Eye2Gene A Web Tool For Genetic Prediction Of Inherited Retinal Disease Using Machine Learning

Over 180 gene mutations are known to cause inherited retinal dystrophy (IRD) and a genetic diagnosis is a significant step towards managing, and possibly treating, people’s sight-loss.

Eye2Gene will make genetic diagnosis faster and accessible to more IRD-affected families. Eye2Gene will be trained using the data of thousands of patients so that it can learn to distinguish between the different genetic causes. In the first stage of development, Eye2Gene will be trained using auto-fluorescent images of retinas. You will be able to upload a retina image and Eye2Gene will report which genes are most likely to be causing the IRD.

Early onset IRDs, such as Stargardt disease and retinitis pigmentosa (RP), can lead to permanent vision loss over a period of 10 to 30 years and are cumulatively the leading cause of blindness in the working-age population in the UK.

Moorfields Eye Hospital (MEH), Europe’s largest eye hospital (2M patients), has the largest and best characterised, genetically and phenotypically, cohort of IRD patients in the world (>9000), which includes 800 Stargardt and 600 RP patients. Discovering the causal genetic mutations in IRDs is a prerequisite to determining prognosis and inclusion in any gene-directed clinical trials, such as gene therapy.

IRDs often have characteristic patterns of progression due to gene expression timing and distribution in the different types of retinal cells. Experienced clinicians learn to diagnose these, using various imaging modalities, longitudinal information on the patient’s symptoms, and genetic screening. However, the process is time-consuming and expensive, as it requires access to specialist centres, expensive clinical and genetic tests, and specialist training in electrophysiology, image interpretation and bioinformatics. Moreover, the spectrum of disease-causing mutations, which may be non-coding, and the genetic heterogeneity of similar clinical phenotypes is still poorly understood. Consequently, 40% of IRD patients do not have a diagnosis because of lack of data or insight.

My solution is to develop a Machine Learning (ML) system, trained on the wealth of high-dimensional patient data available at MEH, capable of (i) predicting genetic diagnosis in IRD (ii) predicting patient outcome (iii) recommending treatments and assessing their efficacy.

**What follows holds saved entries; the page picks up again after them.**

@@ -193,6 +199,41 @@
 
 
 constexpr int BSTAT_MAX = 65536;
+
+constexpr int STAT_SHARDS = 64;
+enum { SH_LEN = 0 , SH_SUM = 1 , SH_MAXR = 2 ,
+       SH_KINDS = 3 };
+constexpr size_t STATS_WORDS = (size_t)MAX_LEVELS * ST_COUNT + (size_t)MAX_LEVELS * SH_KINDS * STAT_SHARDS;
+constexpr size_t STATS_BYTES = STATS_WORDS * 8;
+inline unsigned long long *shards_of(unsigned long long *dstats, int level) {
+    return dstats + (size_t)MAX_LEVELS * ST_COUNT + (size_t)level * SH_KINDS * STAT_SHARDS;
+}
+__device__ __forceinline__ void shard_put(unsigned long long *__restrict__ shard, int kind_max, uint32_t mx, int kind_sum,
+                                          uint32_t sum) {
+    const unsigned s = blockIdx.x % STAT_SHARDS;
+    if (mx) atomicMax(&shard[kind_max * STAT_SHARDS + s], (unsigned long long)mx);
+    if (kind_sum >= 0 && sum) atomicAdd(&shard[kind_sum * STAT_SHARDS + s], (unsigned long long)sum);
+}
+inline size_t stats_copy_bytes(int levels) {
+    const int k = levels < MAX_LEVELS ? levels : MAX_LEVELS;
+    return ((size_t)MAX_LEVELS * ST_COUNT + (lean(LEAN_STATS) ? (size_t)k * SH_KINDS * STAT_SHARDS : 0)) * 8;
+}
+void fold_shards(unsigned long long *hs, int levels) {
+    if (!lean(LEAN_STATS)) return;
+    for (int l = 0; l < levels && l < MAX_LEVELS; ++l) {
+        const unsigned long long *sh = shards_of(hs, l);
+        unsigned long long len = 0, sum = 0, maxr = 0;
+        for (int s = 0; s < STAT_SHARDS; ++s) {
+            len = std::max(len, sh[SH_LEN * STAT_SHARDS + s]);
+            sum += sh[SH_SUM * STAT_SHARDS + s];
+            maxr = std::max(maxr, sh[SH_MAXR * STAT_SHARDS + s]);
+        }
+        unsigned long long *w = hs + (size_t)l * ST_COUNT;
+        w[ST_MAXLEN] = len;
+        w[l == 0 ? ST_GRADED : ST_NNZ] = sum;
+        w[ST_MAXR] = maxr;
+    }
+}
 __global__ __launch_bounds__(1024) void reduce_bstat(int nblocks, const uint32_t *__restrict__ bstat,
                                                      unsigned long long *__restrict__ stats, int slot_max,
                                                      int slot_sum) {
@@ -219,7 +260,7 @@
                                                 const int32_t *__restrict__ indices,
                                                 const double *__restrict__ data, double share, double spread,
                                                 bool general, unsigned long long *__restrict__ stats,
-                                                uint32_t *__restrict__ bstat) {
+                                                uint32_t *__restrict__ bstat, unsigned long long *__restrict__ shard) {
     int32_t mlen = 0;
     uint32_t graded = 0, bad = 0, far = 0;
     for (int64_t i = (int64_t)xcd_block() * TB + threadIdx.x; i < n; i += (int64_t)gridDim.x * TB) {
@@ -249,8 +290,12 @@
     if (far) atomicOr(&s_bad, 2u);
     __syncthreads();
     if (threadIdx.x == 0) {
-        bstat[blockIdx.x] = s_len;
-        bstat[BSTAT_MAX + blockIdx.x] = s_graded;
+        if (shard) {
+            shard_put(shard, SH_LEN, s_len, SH_SUM, s_graded);
+        } else {
+            bstat[blockIdx.x] = s_len;
+            bstat[BSTAT_MAX + blockIdx.x] = s_graded;
+        }
         if (s_bad & 1u) atomicOr(&stats[ST_BADDIAG], 1ull);
         if (s_bad & 2u) stats[ST_FARCOL] = 1ull;
     }
@@ -285,6 +330,68 @@
     }
 }
 
+__global__ __launch_bounds__(TB) void row_stats_to_ell(int64_t n, int64_t ld, const int32_t *__restrict__ indptr,
+                                                       const int32_t *__restrict__ indices, const double *__restrict__ data,
+                                                       double share, double spread, bool general,
+                                                       unsigned long long *__restrict__ stats, uint32_t *__restrict__ bstat,
+                                                       unsigned long long *__restrict__ shard, int32_t *__restrict__ col,
+                                                       double *__restrict__ val, float *__restrict__ valf,
+                                                       int32_t *__restrict__ len, double *__restrict__ dinv, int32_t wpad,
+                                                       int16_t *__restrict__ dcol) {
+    int32_t mlen = 0;
+    uint32_t graded = 0, bad = 0, far = 0;
+    for (int64_t i = (int64_t)xcd_block() * TB + threadIdx.x; i < n; i += (int64_t)gridDim.x * TB) {
+        const int32_t e0 = indptr[i], e1 = indptr[i + 1];
+        mlen = max(mlen, e1 - e0);
+        double d = 0.0, mx = 0.0, mn = 1e300;
+        bool stored = false;
+        for (int32_t e = e0; e < e1; ++e) {
+            const int32_t c = indices[e];
+            const double v = data[e];
+            col[(int64_t)(e - e0) * ld + i] = c;
+            if (dcol) dcol[(int64_t)(e - e0) * ld + i] = (int16_t)(c - (int32_t)i);
+            val[(int64_t)(e - e0) * ld + i] = v;
+            valf[(int64_t)(e - e0) * ld + i] = (float)v;
+            const int64_t dc = (int64_t)c - i;
+            if (dc > 32767 || dc < -32767) far = 1;
+            if (c == (int32_t)i) { d = v; stored = true; }
+            else if (v != 0.0) {
+                mx = fmax(mx, fabs(v));
+                mn = fmin(mn, fabs(v));
+                if (v > 0.0 && !general) bad = 1;
+            }
+        }
+        for (int32_t s = e1 - e0; s < wpad; ++s) {
+            col[(int64_t)s * ld + i] = (int32_t)i;
+            if (dcol) dcol[(int64_t)s * ld + i] = 0;
+            val[(int64_t)s * ld + i] = 0.0;
+            valf[(int64_t)s * ld + i] = 0.0f;
+        }
+        len[i] = e1 - e0;
+        dinv[i] = 1.0 / (stored ? d : 1.0);
+        if (!(d > 0.0)) bad = 1;
+        graded += (d > 0.0 && (mx > share * d || mx > spread * mn)) ? 1u : 0u;
+    }
+    __shared__ unsigned int s_len, s_graded, s_bad;
+    if (threadIdx.x == 0) s_len = s_graded = s_bad = 0;
+    __syncthreads();
+    atomicMax(&s_len, (unsigned)mlen);
+    if (graded) atomicAdd(&s_graded, graded);
+    if (bad) atomicOr(&s_bad, 1u);
+    if (far) atomicOr(&s_bad, 2u);
+    __syncthreads();
+    if (threadIdx.x == 0) {
+        if (shard) {
+            shard_put(shard, SH_LEN, s_len, SH_SUM, s_graded);
+        } else {
+            bstat[blockIdx.x] = s_len;
+            bstat[BSTAT_MAX + blockIdx.x] = s_graded;
+        }
+        if (s_bad & 1u) atomicOr(&stats[ST_BADDIAG], 1ull);
+        if (s_bad & 2u) stats[ST_FARCOL] = 1ull;
+    }
+}
+
 
 __device__ __forceinline__ uint32_t hash30(uint32_t x) {
     x ^= x >> 16;
@@ -324,13 +431,37 @@
         m[i] = nbr_max(A, v, i, A.len[i], v[i]);
 }
 
+template <int NB>
+__device__ __forceinline__ uint32_t nbr_max_first_batch(const Ell &A, int64_t i, int32_t l, int32_t s0, uint32_t best) {
+    int32_t c[NB];
+#pragma unroll
+    for (int u = 0; u < NB; ++u) c[u] = A.col[(int64_t)(s0 + u < l ? s0 + u : 0) * A.ld + i];
+#pragma unroll
+    for (int u = 0; u < NB; ++u) {
+        const uint32_t t = (1u << 30) | hash30((uint32_t)c[u]);
+        best = t > best ? t : best;
+    }
+    return best;
+}
+__global__ __launch_bounds__(TB) void mis_max_first(Ell A, uint32_t *__restrict__ m) {
+    for (int64_t i = (int64_t)xcd_block() * TB + threadIdx.x; i < A.n; i += (int64_t)gridDim.x * TB) {
+        const int32_t l = A.len[i];
+        uint32_t best = (1u << 30) | hash30((uint32_t)i);
+        if (l <= 5) best = nbr_max_first_batch<5>(A, i, l, 0, best);
+        else for (int32_t s0 = 0; s0 < l; s0 += 8) best = nbr_max_first_batch<8>(A, i, l, s0, best);
+        m[i] = best;
+    }
+}
+
+template <bool FIRST>
 __global__ __launch_bounds__(TB) void mis_update(Ell A, uint32_t *__restrict__ T, const uint32_t *__restrict__ m1) {
     for (int64_t i = (int64_t)xcd_block() * TB + threadIdx.x; i < A.n; i += (int64_t)gridDim.x * TB) {
-        const uint32_t own = T[i];
-        if ((own >> 30) != 1) continue;
+        const uint32_t own = FIRST ? ((1u << 30) | hash30((uint32_t)i)) : T[i];
+        if (!FIRST && (own >> 30) != 1) continue;
         const uint32_t best = nbr_max(A, m1, i, A.len[i], m1[i]);
         if (best == own) T[i] = own | (2u << 30);
         else if ((best >> 30) == 3) T[i] = 0;
+        else if (FIRST) T[i] = own;
     }
 }
 
@@ -541,7 +672,7 @@
                                                double *__restrict__ rval, float *__restrict__ rvalf,
                                                int32_t *__restrict__ rlen,
                                                unsigned long long *__restrict__ stats, uint32_t *__restrict__ bstat,
-                                               uint32_t rcap) {
+                                               uint32_t rcap, unsigned long long *__restrict__ shard) {
     uint32_t mlen = 0;
     const int sub = threadIdx.x & 7;
     const int64_t rows_per_pass = (int64_t)gridDim.x * (TB / 8);
@@ -580,8 +711,12 @@
     if ((threadIdx.x & 63) == 0) atomicMax(&s_max, mlen);
     __syncthreads();
     if (threadIdx.x == 0) {
-        bstat[blockIdx.x] = s_max;
-        bstat[BSTAT_MAX + blockIdx.x] = 0;
+        if (shard) {
+            shard_put(shard, SH_MAXR, s_max, -1, 0);
+        } else {
+            bstat[blockIdx.x] = s_max;
+            bstat[BSTAT_MAX + blockIdx.x] = 0;
+        }
     }
 }
 
@@ -890,7 +1025,7 @@
                                                float *__restrict__ cvalf,
                                                int32_t *__restrict__ clen, double *__restrict__ cdinv,
                                                unsigned long long *__restrict__ stats, uint32_t *__restrict__ bstat,
-                                               int G, int pcap, int maxseg) {
+                                               int G, int pcap, int maxseg, unsigned long long *__restrict__ shard) {
     extern __shared__ __attribute__((aligned(16))) char gsm[];
     int32_t *set = reinterpret_cast<int32_t *>(gsm);
     double *lV = reinterpret_cast<double *>(gsm + 1024);
@@ -1003,8 +1138,12 @@
         __syncthreads();
     }
     if (lane == 0) {
-        bstat[blockIdx.x] = my_max;
-        bstat[BSTAT_MAX + blockIdx.x] = my_nnz;
+        if (shard) {
+            shard_put(shard, SH_LEN, my_max, SH_SUM, my_nnz);
+        } else {
+            bstat[blockIdx.x] = my_max;
+            bstat[BSTAT_MAX + blockIdx.x] = my_nnz;
+        }
     }
     if (my_flags & 1u) atomicOr(&stats[ST_OVERFLOW], 1ull);
     if (my_flags & 4u) atomicOr(&stats[ST_BADDIAG], 1ull);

In order to achieve this, I will create a longitudinal dataset from the available data at MEH, incorporating, imaging, electroretinograms, quantitative and qualitative phenotypes extracted from free-text clinical records, genetic data, along with self-reported patient data. Human Phenotype Ontology (HPO) terms will be used to annotate patient records in a standardised manner. Much of the groundwork for this has already been completed, firstly, through my development of the Phenopolis platform (www.phenopolis.org) for analysing genetic and HPO data, and secondly my contribution to an image processing pipeline for MEH.

I will use this dataset to train Convolutional Neural Networks, a ML approach that successfully solves complex classification problems on high-dimensional and imaging data, to predict causative genetic mutations. I first propose to evaluate my methods on three categories of IRD patients with known causative genes: i) ABCA4 for Stargardt, ii) USH2A for RP, and iii) other 10 genes in similar IRDs. The networks will be tested first on i) vs ii) and later on the harder problem of i) vs ii) vs iii). I will assess the predictions to discover what is the pertinent clinical information used by the network and whether this sheds new insights into the phenotypic and genetic heterogeneity of these diseases, in particular with regards to incomplete or age-related penetrance.

Building on this, I will develop models of disease progression, in order to predict how the patient’s condition will evolve, using Long Short-Term Memory networks or other time series models, by identifying patient trajectories (e.g fast or slow decliners). From these models, I will be able to identify biomarkers to detect disease stage, predict progression and estimate future changes in visual acuity for diagnosed patients. I will seek to develop a score or index to predict patient outcome.

Finally, improved genetic diagnosis and disease models of progression will allow a more precise selection of patients who are likely to benefit from novel treatments, such as gene-therapy, while permitting a more accurate assessment of their efficacy.